Single Variable Calculus by James Stewart Applied Project

[Guest]

http://64.78.63.75/samples/math/05MA100 ... CC3Ch3.pdf
goto page 11, at the bottom, or if you can't read that, goto:
http://endeavor.aspfreeserver.com/page1 ... roject.txt and http://img102.imageshack.us/my.php?image=calculus29ni.png

After doing the first problem, I got a = -0.012, b = 0.8, c = 0, and f(100) = -40ft.

In the 2nd problem, can I use these values of a, b, and c again? I think so because I developed 8 equations in 11 unknowns, but it would be 8 equations in 8 unknowns if I used the values for a, b, and c.
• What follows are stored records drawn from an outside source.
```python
class _PinnedRing:

    def __init__(self, slots=4):
        import queue
        import threading

        self._bufs = [None] * slots
        self._freeq = queue.SimpleQueue()
        for k in range(slots):
            self._freeq.put(k)
        self._lock = threading.Lock()

    def acquire(self, nbytes, timeout=None):
        import queue

        torch = _torch()
        if timeout is None:
            timeout = float(os.environ.get("MAGPHASE_RING_WAIT_S", "20"))
        try:
            slot = self._freeq.get(timeout=timeout)
        except queue.Empty:
            return None, None
        try:
            with self._lock:
                buf = self._bufs[slot]
                if buf is None or buf.numel() < nbytes:
                    size = max([int(nbytes * 1.25), 1 << 20] + [b.numel() for b in self._bufs if b is not None])
                    self._bufs[slot] = buf = torch.empty(size, dtype=torch.uint8).pin_memory()
                    idle = []
                    while True:
                        try:
                            idle.append(self._freeq.get_nowait())
                        except queue.Empty:
                            break
                    try:
                        for k in idle:
                            if self._bufs[k] is None or self._bufs[k].numel() < size:
                                self._bufs[k] = torch.empty(size, dtype=torch.uint8).pin_memory()
                    finally:
                        for k in idle:
                            self._freeq.put(k)
        except BaseException:
            self._freeq.put(slot)
            raise
        return slot, buf

    def release(self, slot):
        self._freeq.put(slot)


class Engine:
    def __init__(self, device=None):
        torch = _torch()
        self.lib = _lib.load()
        if not torch.cuda.is_available():
            raise _lib.MagphaseHipError("magphase_amd needs a ROCm GPU (torch.cuda.is_available() is False); "
                                        "there is no CPU fallback")
        if device is None:
            device = torch.device("cuda", torch.cuda.current_device())
        self.device = torch.device(device)
        self._tables = {}

    def stream_ptr(self):
        return _torch().cuda.current_stream(self.device).cuda_stream

    def launch(self, name, *args):
        tensor = _torch().Tensor
        with _torch().cuda.device(self.device):
            rc = getattr(self.lib, name)(self.stream_ptr(), *[a.data_ptr() if isinstance(a, tensor) else a for a in args])
        if rc != 0:
            _lib.check(rc, name)

    def background(self, fn, *args):
        import concurrent.futures as cf

        if os.environ.get("MAGPHASE_HOST_THREAD", "1") == "0":
            f = cf.Future()
            try:
                f.set_result(fn(*args))
            except BaseException as exc:
                f.set_exception(exc)
            return f
        ex = getattr(self, "_helper", None)
        if ex is None:
            ex = self._helper = cf.ThreadPoolExecutor(max_workers=1, thread_name_prefix="mpx-host")
        return ex.submit(fn, *args)

    def copy_stream(self, kind):
        if os.environ.get("MAGPHASE_COPY_STREAMS", "1") == "0":
            return None
        cs = getattr(self, "_copy_streams", None)
        if cs is None:
            torch = _torch()
            cs = self._copy_streams = {"up": torch.cuda.Stream(self.device), "down": torch.cuda.Stream(self.device)}
        if kind == "rng" and os.environ.get("MAGPHASE_RNG_STREAM", "1") == "0":
            return None
        if kind not in cs:
            cs[kind] = _torch().cuda.Stream(self.device)
        return cs[kind]

    def _download(self, pairs):
        torch = _torch()
        cur = torch.cuda.current_stream(self.device)
        down = self.copy_stream("down")
        if down is None:
            for dst, src in pairs:
                dst.copy_(src, non_blocking=True)
            ev = torch.cuda.Event()
            ev.record(cur)
            return ev
        ready = torch.cuda.Event()
        ready.record(cur)
        with torch.cuda.stream(down):
            down.wait_event(ready)
            for dst, src in pairs:
                dst.copy_(src, non_blocking=True)
                src.record_stream(down)
            ev = torch.cuda.Event()
            ev.record(down)
        return ev

    def empty(self, shape, dtype=None):
        torch = _torch()
        return torch.empty(shape, dtype=dtype or torch.float32, device=self.device)

    def empty_feats(self, n_frames, n_bins, ld=None):
        ld = int(ld or os.environ.get("MAGPHASE_FEAT_LD", 0) or self.lib.mpx_feat_ld(2 * (int(n_bins) - 1)) or n_bins)
        return self.empty((int(n_frames), ld))[:, :int(n_bins)]

    def feats_cat_to_device(self, parts, n_bins):
        H = int(n_bins)
        if int(os.environ.get("MAGPHASE_FEAT_LD", 0) or self.lib.mpx_feat_ld(2 * (H - 1)) or H) != H:
            return None
        rows = [int(np.shape(p)[0]) for p in parts]
        total = int(sum(rows)) * H
        if total == 0 or total > (128 << 20):
            return None
        stage = self.host_staging(total)
        n_thr = self.host_threads(4 * total, big=16)
        off = 0
        for p_, r in zip(parts, rows):
            a = np.asarray(p_)
            if a.ndim != 2 or a.shape[1] != H:
                raise ValueError("feature matrices must be [frames x %d]" % H)
            if a.dtype == np.float64 and a.flags.c_contiguous:
                if self.lib.mpx_host_narrow_f64(a.ctypes.data, stage[off:off + r * H].ctypes.data, r * H, n_thr) != 0:
                    raise _lib.MagphaseHipError("mpx_host_narrow_f64 failed")
            else:
                stage[off:off + r * H] = a.reshape(-1)
            off += r * H
        return self.upload_staged(total).view(int(sum(rows)), H)

    def feats_to_device(self, arr):
        torch = _torch()
        arr = np.ascontiguousarray(arr, dtype=np.float32)
        out = self.empty_feats(arr.shape[0], arr.shape[1])
        out.copy_(torch.from_numpy(arr))
        return out

    def _pinned_ring(self, n_floats, depth):
        torch = _torch()
        cur = getattr(self, "_pinned", None)
        if cur is None or len(cur) < depth or cur[0].numel() < n_floats:
            n_alloc = max(int(n_floats * 1.5), 1 << 20)
            self._pinned = tuple(torch.empty(n_alloc, dtype=torch.float32).pin_memory() for _ in range(depth))
        return self._pinned

    def to_host_f64_many(self, tensors, chunk_bytes=None, depth=3):
        torch = _torch()
        n_thr = self.host_threads(sum(int(t.numel()) * 4 for t in tensors), big=16)
        if chunk_bytes is None:
            chunk_bytes = int(os.environ.get("MAGPHASE_D2H_CHUNK_MB", "32")) << 20
        outs, views, work = [], [], []
        for k, t in enumerate(tensors):
            v = t.view(1, -1) if t.dim() == 1 else t
            rows, cols = int(v.shape[0]), int(v.shape[1])
            out = np.empty((rows, cols), dtype=np.float64)
            outs.append(out.reshape(-1) if t.dim() == 1 else out)
            views.append((v, out, cols))
            if rows and cols:
                rows_per = max(1, int(chunk_bytes) // (4 * cols))
                work.extend((k, r0, min(rows, r0 + rows_per)) for r0 in range(0, rows, rows_per))
        if not work:
            return outs
        biggest = max((r1 - r0) * views[k][2] for k, r0, r1 in work)
        bufs = self._pinned_ring(biggest, depth)
        events = [torch.cuda.Event() for _ in range(depth)]

        def drain(i):
            k, r0, r1 = work[i]
            _v, out, cols = views[k]
            events[i % depth].synchronize()
            if self.lib.mpx_host_widen_f32(bufs[i % depth].data_ptr(), out[r0:r1].ctypes.data, (r1 - r0) * cols, n_thr) != 0:
                raise _lib.MagphaseHipError("mpx_host_widen_f32 failed")

        with torch.cuda.device(self.device):
            for i, (k, r0, r1) in enumerate(work):
                if i >= depth:
                    drain(i - depth)
                v, _out, cols = views[k]
                bufs[i % depth][:(r1 - r0) * cols].view(r1 - r0, cols).copy_(v[r0:r1], non_blocking=True)
                events[i % depth].record()
            for i in range(max(0, len(work) - depth), len(work)):
                drain(i)
        return outs

    def to_host_f64(self, t, chunk_bytes=None):
        return self.to_host_f64_many([t], chunk_bytes=chunk_bytes)[0]

    def to_host_f32(self, t):
        torch = _torch()
        dst = torch.empty(tuple(int(x) for x in t.shape), dtype=torch.float32)
        if dst.numel():
            with torch.cuda.device(self.device):
# ... 1119 lines not shown
```
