template <int KK, int CT, int NT, bool TWO>
struct NG {
  static constexpr int TPP = 32 / CT;
// ... 38 lines not shown
#define patch_h (nsm + 2 * G::FILT_HALVES)
#define patch_l (nsm + 2 * G::FILT_HALVES + G::PATCH_HALVES)

  const int tid = threadIdx.x, lane = tid & 63;
  const int wave = __builtin_amdgcn_readfirstlane(tid >> 6);

  for (int j = wave; j < 2 * G::FINSTR; j += 4) {
    const int img = j >= G::FINSTR, jj = j - img * G::FINSTR;
    const int r = jj * 16 + (lane >> 2);
    const int co = r % G::COUT;
    const _Float16* p = a.wp + img * G::FILT_HALVES + (size_t)r * 32 + 8 * ((lane & 3) ^ pswz(co));
    __builtin_amdgcn_global_load_lds((gptr_t)p, (lptr_t)(nsm + img * G::FILT_HALVES + jj * 512), 16, 0, 0);
  }
  if (G::HALF && wave < 2) {
    static_assert(!G::HALF || G::COUT <= 32, "one DMA instruction covers 32 half rows");
    const int co = lane >> 1;
    if (co < G::COUT) {
      const int base = wave * G::FILT_HALVES + G::FULL_STEPS * G::COUT * 32;
      const _Float16* p = a.wp + base + co * 16 + 8 * ((lane & 1) ^ (pswz(co) & 1));
      __builtin_amdgcn_global_load_lds((gptr_t)p, (lptr_t)(nsm + base), 16, 0, 0);
    }
  }

  int ppy[G::PJ], ppx[G::PJ], pdst[G::PJ], pch[G::PJ];
#pragma unroll
  for (int j = 0; j < G::PJ; ++j) {
    const int piece = tid + 256 * j;
    int pix, c4, src = 0;
    if (TWO) {
      src = piece / (G::PP * 4);
      const int rem = piece - src * G::PP * 4;
      pix = rem >> 2;
      c4 = rem & 3;
    } else {
      pix = piece / (CT / 4);
      c4 = piece - pix * (CT / 4);
    }
    ppy[j] = pix / G::PW;
    ppx[j] = pix - ppy[j] * G::PW;
    const bool ok = piece < G::PIECES;
    if (TWO) {
      pdst[j] = ok ? src * G::PP * 16 + pix * 16 + 4 * c4 : -1;
      pch[j] = ok ? (src << 16) | (4 * c4) : -1;
    } else {
      const int cg = (CT == 32) ? ((c4 >> 1) ^ pswz(pix)) : (c4 >> 1);
      pdst[j] = ok ? pix * CT + 8 * cg + 4 * (c4 & 1) : -1;
      pch[j] = (ok && 4 * c4 < a.C1) ? 4 * c4 : -1;
    }
  }
  float xs = 1.0f, ixs = 1.0f;
  f32x4 pr[G::PJ];
  constexpr bool ASM_LOADS = !(CT == 8 && NT == 1);
  auto load_patch = [&](int tile) __attribute__((always_inline)) {
    int pm = tile;
    const int tx = pm % a.tiles_x;
    pm /= a.tiles_x;
    const int ty = pm % a.tiles_y;
    const int img = pm / a.tiles_y;
    const int ih0 = ty * 16 - PAD, iw0 = tx * 16 - PAD;
#pragma unroll
    for (int j = 0; j < G::PJ; ++j) {
      const int ih = ih0 + ppy[j], iw = iw0 + ppx[j];
      const bool ok = pch[j] >= 0 && (unsigned)ih < (unsigned)a.H && (unsigned)iw < (unsigned)a.W;
      const float* src = (TWO && (pch[j] >> 16)) ? a.x2 : a.x1;
      const int cs = TWO ? 16 : a.C1;
      if (!ASM_LOADS) {
        pr[j] = (f32x4){0.f, 0.f, 0.f, 0.f};
        if (ok) pr[j] = *reinterpret_cast<const f32x4*>(src + ((size_t)(img * a.H + ih) * a.W + iw) * cs + (pch[j] & 0xFFFF));
        continue;
      }
      const float* p = ok ? src + ((size_t)(img * a.H + ih) * a.W + iw) * cs + (pch[j] & 0xFFFF) : g_xn_zero_page;
      asm volatile("global_load_dwordx4 %0, %1, off" : "=v"(pr[j]) : "v"(p) : "memory");
    }
  };
  auto patch_wait = [&](int stores_since) __attribute__((always_inline)) {
    if (!ASM_LOADS) return;
    constexpr int FULL = MT * NT, FULL_POOL = MT * NT * 3 / 2;
    if (stores_since == FULL) __builtin_amdgcn_s_waitcnt(0x0F70 | (FULL & 15) | ((FULL >> 4) << 14));
    else if (stores_since == FULL_POOL) __builtin_amdgcn_s_waitcnt(0x0F70 | (FULL_POOL & 15) | ((FULL_POOL >> 4) << 14));
    else __builtin_amdgcn_s_waitcnt(0x0F70);
#pragma unroll
    for (int j = 0; j < G::PJ; ++j) asm volatile("" : "+v"(pr[j]));
  };
  auto store_patch = [&]() __attribute__((always_inline)) {
#pragma unroll
    for (int j = 0; j < G::PJ; ++j) {
      if (pdst[j] < 0) continue;
      if (ASM_LOADS) {
        unsigned h[2], l[2];
        xn_split4(pr[j], xs, h, l);
        *reinterpret_cast<uint2*>(patch_h + pdst[j]) = make_uint2(h[0], h[1]);
        *reinterpret_cast<uint2*>(patch_l + pdst[j]) = make_uint2(l[0], l[1]);
      } else {
        f16x4 h, l;
#pragma unroll
        for (int e = 0; e < 4; ++e) {
          const float v = pr[j][e] * xs;
          h[e] = (_Float16)v;
          l[e] = (_Float16)((v - (float)h[e]) * 2048.0f);
        }
        *reinterpret_cast<f16x4*>(patch_h + pdst[j]) = h;
        *reinterpret_cast<f16x4*>(patch_l + pdst[j]) = l;
      }
    }
  };

  const int fi = lane & 15, fg = lane >> 4;
// ... 41 lines not shown
#pragma unroll
      for (int ni = 0; ni < NT; ++ni) acc[mi][ni] = (f32x4){0.f, 0.f, 0.f, 0.f};
#pragma unroll
    for (int s = 0; s < G::NS; ++s) {
      int toff = 0;
      if (TWO) {
        toff = ((s / KK) * G::PW + (s % KK)) * 16;
      } else {
#pragma unroll
        for (int j = 0; j < G::TPP; ++j) {
          const int t = s * G::TPP + j < G::NTAPS ? s * G::TPP + j : 0;
          const int o = ((t / KK) * G::PW + (t % KK)) * CT;
          toff = (jl == j) ? o : toff;
        }
      }
      asm volatile("" : "+v"(toff));
      f16x8 wh[NT], wl[NT], ws[NT], ph[MT], pl[MT];
      const bool last_half = G::HALF && s == G::NS - 1;
#pragma unroll
      for (int ni = 0; ni < NT; ++ni) {
        int bo = s * G::COUT * 32 + b_rd[ni];
        if (last_half) {
          const int row = ni * 16 + fi;
          bo = s * G::COUT * 32 + row * 16 + 8 * ((fg & 1) ^ (pswz(row) & 1));
        }
        wh[ni] = *reinterpret_cast<const f16x8*>(filt_h + bo);
        wl[ni] = *reinterpret_cast<const f16x8*>(filt_l + bo);
        ws[ni] = wh[ni] * (_Float16)(1.0f / 2048.0f);
      }
#pragma unroll
      for (int mi = 0; mi < MT; ++mi) {
        int ad = a_base[mi] + toff;
        if (!TWO && CT == 32) {
          const int pix = ad >> 5;
          ad = (pix << 5) + 8 * (cgl ^ pswz(pix));
        }
        ph[mi] = *reinterpret_cast<const f16x8*>(patch_h + ad);
        pl[mi] = *reinterpret_cast<const f16x8*>(patch_l + ad);
        if (last_half && jl > 0) {
          ph[mi] = (f16x8){0, 0, 0, 0, 0, 0, 0, 0};
          pl[mi] = (f16x8){0, 0, 0, 0, 0, 0, 0, 0};
        }
      }
#pragma unroll
      for (int mi = 0; mi < MT; ++mi)
#pragma unroll
        for (int ni = 0; ni < NT; ++ni) {
          acc[mi][ni] = __builtin_amdgcn_mfma_f32_16x16x32_f16(wh[ni], ph[mi], acc[mi][ni], 0, 0, 0);
          acc[mi][ni] = __builtin_amdgcn_mfma_f32_16x16x32_f16(ws[ni], pl[mi], acc[mi][ni], 0, 0, 0);
          acc[mi][ni] = __builtin_amdgcn_mfma_f32_16x16x32_f16(wl[ni], ph[mi], acc[mi][ni], 0, 0, 0);
        }
    }

    int pm = tile;
    const int tx = pm % a.tiles_x;
    pm /= a.tiles_x;
    const int ty = pm % a.tiles_y;
    const int img = pm / a.tiles_y;
    const int oh0 = ty * 16, ow0 = tx * 16;
    stores_since = (a.cout_valid == G::COUT && oh0 + wave * MT + MT <= a.H && !a.res && !a.scale) ? (a.yp ? MT * NT * 3 / 2 : MT * NT) : -1;
#pragma unroll
    for (int mi = 0; mi < MT; ++mi) {
      const int oh = oh0 + wave * MT + mi, ow = ow0 + fi;
      if (oh >= a.H || ow >= a.W) continue;
      const size_t pix = ((size_t)img * a.H + oh) * a.W + ow;
#pragma unroll
      for (int ni = 0; ni < NT; ++ni) {
        const int co = ni * 16 + 4 * fg;
        f32x4 v = acc[mi][ni] * inv_s;
        if (a.cout_valid == G::COUT) {
          v += bias_r[ni];
          shdr::act_apply4<(TANH ? 2 : 0)>(v, a.act1);
          if (a.scale) v = v * *reinterpret_cast<const f32x4*>(a.scale + co) + *reinterpret_cast<const f32x4*>(a.shift + co);
          if (a.res) {
#pragma unroll
            for (int e = 0; e < 4; ++e) v[e] += a.res[pix * a.res_cs + co + e];
          }
          shdr::act_apply4<(TANH ? 2 : 0)>(v, a.act2);
          *reinterpret_cast<f32x4*>(a.y + pix * G::COUT + co) = v;
#ifndef SHDR_ABL_NO_YM
          if (a.yr) ym = fmaxf(fmaxf(fmaxf(fmaxf(ym, fabsf(v[0])), fabsf(v[1])), fabsf(v[2])), fabsf(v[3]));
#endif
          acc[mi][ni] = v;
        } else {
          if (co >= a.cout_valid) continue;
          f32x4 t = {0.f, 0.f, 0.f, 0.f};
#pragma unroll
          for (int e = 0; e < 4; ++e)
            if (a.bias && co + e < a.cout_valid) t[e] = a.bias[co + e];
          v += t;
          shdr::act_apply4<(TANH ? 2 : 0)>(v, a.act1);
          const bool three = a.cout_valid == 3;
          if (three && a.res) {
            const f32x3u r3 = *reinterpret_cast<const f32x3u*>(a.res + pix * a.res_cs);
            t = (f32x4){r3.x, r3.y, r3.z, 0.f};
          }
#pragma unroll
          for (int e = 0; e < 4; ++e)
            if (co + e < a.cout_valid) {
              if (a.scale) v[e] = v[e] * a.scale[co + e] + a.shift[co + e];
              if (a.res) v[e] += three ? t[e] : a.res[pix * a.res_cs + co + e];
            }
          shdr::act_apply4<(TANH ? 2 : 0)>(v, a.act2);
          if (three) {
            f32x3u o3;
            o3.x = v[0]; o3.y = v[1]; o3.z = v[2];
            *reinterpret_cast<f32x3u*>(a.y + pix * 3) = o3;
// ... 161 lines not shown
}
extern "C" int shdr_conv2d_x3n_prepare_filter_premax_f32(const shdr_conv2d_desc* d, const float* w, float* prepared, int premax, void* stream) {
  SHDR_REQUIRE(d && w && prepared, SHDR_E_NULL, "conv2d_x3n_prepare_filter: null pointer");
  SHDR_REQUIRE(shdr::aligned16(prepared), SHDR_E_ALIGN, "conv2d_x3n_prepare_filter: prepared must be 16-byte aligned");
  hipStream_t st = reinterpret_cast<hipStream_t>(stream);
  const int ct = ct_of(d), Creal = d->C1 + d->C2, ntaps = d->KH * d->KW, ns = (ntaps * ct + 31) / 32;
  const int cv = d->cout_valid > 0 ? d->cout_valid : d->Cout;
  const long nw = (long)ntaps * Creal * d->Cout;
  if (!premax) {
    if (hipMemsetAsync(prepared, 0, XN_HEADER_FLOATS * sizeof(float), st) != hipSuccess) return shdr::fail(SHDR_E_LAUNCH, "conv2d_x3n_prepare_filter: memset");
    hipLaunchKernelGGL(x3n_absmax_kernel, dim3(shdr::stream_grid(nw) < 64 ? shdr::stream_grid(nw) : 64), dim3(256), 0, st, w, nw,
                       reinterpret_cast<unsigned*>(prepared));
  }
  hipLaunchKernelGGL(x3n_pack_kernel, dim3(shdr::stream_grid((long)ns * d->Cout * 32)), dim3(256), 0, st, w, prepared,
                     reinterpret_cast<_Float16*>(prepared + XN_HEADER_FLOATS), ntaps, ct, d->C1, Creal, cv, d->Cout, d->Cout, ns,
#ifdef SHDR_ABL_X3N_NO_HALF
                     d->C2 > 0 ? d->x2_scale : 1.0f, 0);
#else
                     d->C2 > 0 ? d->x2_scale : 1.0f, (d->C2 == 0 && ct == 16 && ntaps % 2 == 1 && ntaps >= 25) ? 1 : 0);
#endif
  return shdr::check_launch("conv2d_x3n_prepare_filter");
}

For 2 (b), I am supposed to use a computer algebra system, but I do not have one at the moment. Does anyone know of any free CAS programs or demos that I can download?

 

[Gene]

Suppose you are asked to design the first ascent and drop for a new roller coaster. By studying photographs of your favorite coasters, you decide to make the slope of the ascent 0.8 and the slope of the drop -1.6. You decide to connect these two straight stretches y = L₁(x) and y = L₂(x) with part of the parabola y = f(x) = ax² + bx + c, where x and f(x) are measured in feet. For the track to be smooth there can't be abrupt changes in direction, so you want the linear segments L₁ and L₂ to be tangent to the parabola at the transition points P and Q. (See the figure.) To simplify equations you decide to place the origin at P.
1. (a) Suppose the horizontal distance between P and Q is 100ft. Write equations in a, b, and c that will ensure that the track is smooth at the transition points. (b) Solve the equations in part (a) for a, b, and c to find a formula for f(x). (c) Plot L₁, f, and L₂ to verify graphically that the transitions are smooth. (d) Find the difference in elevation between P and Q.
2. The solution in Problem 1 might look smooth, but it might not feel smooth because the piecewise defined function [consisting of L₁(x) for x < 0, f(x) for 0 <= x <= 100, and L₂ for x > 100] doesn't have a continuous second derivative. So you decide to improve the design by using a quadratic function q(x) = ax² + bx + c only on the interval 10 <= x <= 90 and connecting it to the linear functions by means of two cubic functions:
g(x) = kx³ + lx² + mx + n 0 <= x < 10
h(x) = px³ + qx² + rx + s 90 < x <= 100 (a) Write a system of equations in 11 unknowns that ensure that the functions and their first two derivatives agree at the transition points. (b) Solve the equations in part (a) with a computer algebra system to find formulas for q(x), g(x), and h(x). (c) Plot L₁, g, q, h, and L₂, and compare with the plot in Problem 1(c).

 

[Guest]

oh well, i solved it all myself; and didn't use a CAS. I used a matrix for the p, q, r, and s.